Your goal>
Set down all the lines below, each one exactly as shown.

═══ Extracted material ═══

# SHI-Labs/Self-Similarity-Grouping

Hardware: AMD Instinct MI355X
Metric: images/s embed + s/iter for NxN rerank+DBSCAN, N=16k, 1/2/4/8 GPU (higher is better)
Workload: dtype f32 (embed: split-half operands hi+lo on fp16 MFMA, fp32 accumulate, 6e-8 max error vs the fp32 reference features) / exact int64 via int8 MFMA digits + f64 + f16 (distance, re-rank: half semantics, bit-exact)

## Files before the change

### self-similarity-grouping_amd/csrc/bottleneck.hip

```cpp
#include "ssg_common.h"
#include <cstdlib>

#ifndef SSG_BN_NT_STORE
#define SSG_BN_NT_STORE 1
#endif
#ifndef SSG_BN_NT_RES
#define SSG_BN_NT_RES 1
#endif

namespace ssg {
namespace bneck {

typedef float v16f __attribute__((ext_vector_type(16)));
typedef unsigned int v4u __attribute__((ext_vector_type(4)));
typedef _Float16 v8h __attribute__((ext_vector_type(8)));
typedef float v4f __attribute__((ext_vector_type(4)));

struct Params {
  const float* x; float* out;
  const float* w1; const float* b1; const float* cs1;
  const float* w2; const float* b2; const float* cs2;
  const float* w3; const float* b3; const float* cs3;
  int B, H;
  int* overflow;
  unsigned long long* prof = nullptr;
};
#ifdef SSG_BN_PROF
#define SSG_BN_STAMP(I_) { if (p.prof && threadIdx.x == 0) p.prof[(size_t)blockIdx.x * 8 + (I_)] = __builtin_readcyclecounter(); }
#else
#define SSG_BN_STAMP(I_)
#endif

constexpr int cmax(int a, int b) { return a > b ? a : b; }

template <int C, int MID, int IW, int TH, int CIN = C, int NW = 4>
struct Cfg {
  static constexpr int HROWS = TH + 2, NPIX1 = HROWS * IW, NPIX = TH * IW;
  static constexpr int NTHR = NW * 64, RPP = NTHR / 4;
#ifndef SSG_BN_K1T
#define SSG_BN_K1T 32
#endif
#ifndef SSG_BN_K1T4
#define SSG_BN_K1T4 32
#endif
  static constexpr int K1T = NW == 8 ? SSG_BN_K1T : SSG_BN_K1T4, KS1 = K1T / 16, CPR1 = 4 * KS1, RPP1 = NTHR / CPR1;
  static constexpr int XROWS = (NPIX1 + RPP1 - 1) / RPP1 * RPP1;
  static constexpr int P1 = 80;
  static constexpr int P1T = K1T * 4 + 16;
  static constexpr int KT2 = NW == 8 ? 2 : 1;
  static constexpr int P2 = KT2 * 128 + 16;
  static constexpr int PY = MID * 4 + 16;
  static constexpr int BUF1 = (XROWS + MID) * P1T;
  static constexpr int ZERO_OFF = NPIX1 * PY;
  static constexpr int W2_OFF = (ZERO_OFF + PY + 255) / 256 * 256, BUF2 = MID * P2;
  static constexpr int W3_OFF = (NPIX * PY + 255) / 256 * 256, BUF3 = C * P1;
  static constexpr int LDS = cmax(cmax(2 * BUF1, W2_OFF + 2 * BUF2), W3_OFF + 2 * BUF3);
  static constexpr int DS = CIN != C;
#ifdef SSG_BN_ABL_NK1
  static constexpr int NK1 = SSG_BN_ABL_NK1;
#else
  static constexpr int NK1 = CIN / K1T;
#endif
  static constexpr int NK2 = (MID / 32) * 9 / KT2, NK3 = (MID + (DS ? CIN : 0)) / 16;
  static constexpr int PD1MAX = K1T == 64 ? 2 : (K1T == 32 ? 4 : 8);
  static constexpr int PD1 = NK1 < PD1MAX ? NK1 : PD1MAX, PD2 = KT2 == 1 ? 6 : 3;
  static_assert(((MID / 32) * 9) % KT2 == 0 && NK2 % PD2 == 0, "phase-2 stages and ring");
  static_assert((NW == 4 || NW == 8) && NPIX == 128 && NPIX1 % 32 == 0 && MID % RPP == 0 && MID % RPP1 == 0 && C % RPP == 0 && MID % (NW * 8) == 0, "128 output pixels, whole staging passes");
  static constexpr bool ZERO_EARLY = 2 * BUF1 <= ZERO_OFF;
  static_assert(LDS <= (NW == 4 ? 80 : 160) * 1024, "4 waves: two workgroups per CU; 8 waves: one");
  static_assert(NW == 4 || NW * 32 * 36 * 4 <= 2 * BUF3, "8 waves: the epilogue patches take over the W3 stages");
};
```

═══

Reply to the task>
# SHI-Labs/Self-Similarity-Grouping

Hardware: AMD Instinct MI355X
Metric: images/s embed + s/iter for NxN rerank+DBSCAN, N=16k, 1/2/4/8 GPU (higher is better)
Workload: dtype f32 (embed: split-half operands hi+lo on fp16 MFMA, fp32 accumulate, 6e-8 max error vs the fp32 reference features) / exact int64 via int8 MFMA digits + f64 + f16 (distance, re-rank: half semantics, bit-exact)

## Files before the change

### self-similarity-grouping_amd/csrc/bottleneck.hip

```cpp
#include "ssg_common.h"
#include <cstdlib>

#ifndef SSG_BN_NT_STORE
#define SSG_BN_NT_STORE 1
#endif
#ifndef SSG_BN_NT_RES
#define SSG_BN_NT_RES 1
#endif

namespace ssg {
namespace bneck {

typedef float v16f __attribute__((ext_vector_type(16)));
typedef unsigned int v4u __attribute__((ext_vector_type(4)));
typedef _Float16 v8h __attribute__((ext_vector_type(8)));
typedef float v4f __attribute__((ext_vector_type(4)));

struct Params {
  const float* x; float* out;
  const float* w1; const float* b1; const float* cs1;
  const float* w2; const float* b2; const float* cs2;
  const float* w3; const float* b3; const float* cs3;
  int B, H;
  int* overflow;
  unsigned long long* prof = nullptr;
};
#ifdef SSG_BN_PROF
#define SSG_BN_STAMP(I_) { if (p.prof && threadIdx.x == 0) p.prof[(size_t)blockIdx.x * 8 + (I_)] = __builtin_readcyclecounter(); }
#else
#define SSG_BN_STAMP(I_)
#endif

constexpr int cmax(int a, int b) { return a > b ? a : b; }

template <int C, int MID, int IW, int TH, int CIN = C, int NW = 4>
struct Cfg {
  static constexpr int HROWS = TH + 2, NPIX1 = HROWS * IW, NPIX = TH * IW;
  static constexpr int NTHR = NW * 64, RPP = NTHR / 4;
#ifndef SSG_BN_K1T
#define SSG_BN_K1T 32
#endif
#ifndef SSG_BN_K1T4
#define SSG_BN_K1T4 32
#endif
  static constexpr int K1T = NW == 8 ? SSG_BN_K1T : SSG_BN_K1T4, KS1 = K1T / 16, CPR1 = 4 * KS1, RPP1 = NTHR / CPR1;
  static constexpr int XROWS = (NPIX1 + RPP1 - 1) / RPP1 * RPP1;
  static constexpr int P1 = 80;
  static constexpr int P1T = K1T * 4 + 16;
  static constexpr int KT2 = NW == 8 ? 2 : 1;
  static constexpr int P2 = KT2 * 128 + 16;
  static constexpr int PY = MID * 4 + 16;
  static constexpr int BUF1 = (XROWS + MID) * P1T;
  static constexpr int ZERO_OFF = NPIX1 * PY;
  static constexpr int W2_OFF = (ZERO_OFF + PY + 255) / 256 * 256, BUF2 = MID * P2;
  static constexpr int W3_OFF = (NPIX * PY + 255) / 256 * 256, BUF3 = C * P1;
  static constexpr int LDS = cmax(cmax(2 * BUF1, W2_OFF + 2 * BUF2), W3_OFF + 2 * BUF3);
  static constexpr int DS = CIN != C;
#ifdef SSG_BN_ABL_NK1
  static constexpr int NK1 = SSG_BN_ABL_NK1;
#else
  static constexpr int NK1 = CIN / K1T;
#endif
  static constexpr int NK2 = (MID / 32) * 9 / KT2, NK3 = (MID + (DS ? CIN : 0)) / 16;
  static constexpr int PD1MAX = K1T == 64 ? 2 : (K1T == 32 ? 4 : 8);
  static constexpr int PD1 = NK1 < PD1MAX ? NK1 : PD1MAX, PD2 = KT2 == 1 ? 6 : 3;
  static_assert(((MID / 32) * 9) % KT2 == 0 && NK2 % PD2 == 0, "phase-2 stages and ring");
  static_assert((NW == 4 || NW == 8) && NPIX == 128 && NPIX1 % 32 == 0 && MID % RPP == 0 && MID % RPP1 == 0 && C % RPP == 0 && MID % (NW * 8) == 0, "128 output pixels, whole staging passes");
  static constexpr bool ZERO_EARLY = 2 * BUF1 <= ZERO_OFF;
  static_assert(LDS <= (NW == 4 ? 80 : 160) * 1024, "4 waves: two workgroups per CU; 8 waves: one");
  static_assert(NW == 4 || NW * 32 * 36 * 4 <= 2 * BUF3, "8 waves: the epilogue patches take over the W3 stages");
};
```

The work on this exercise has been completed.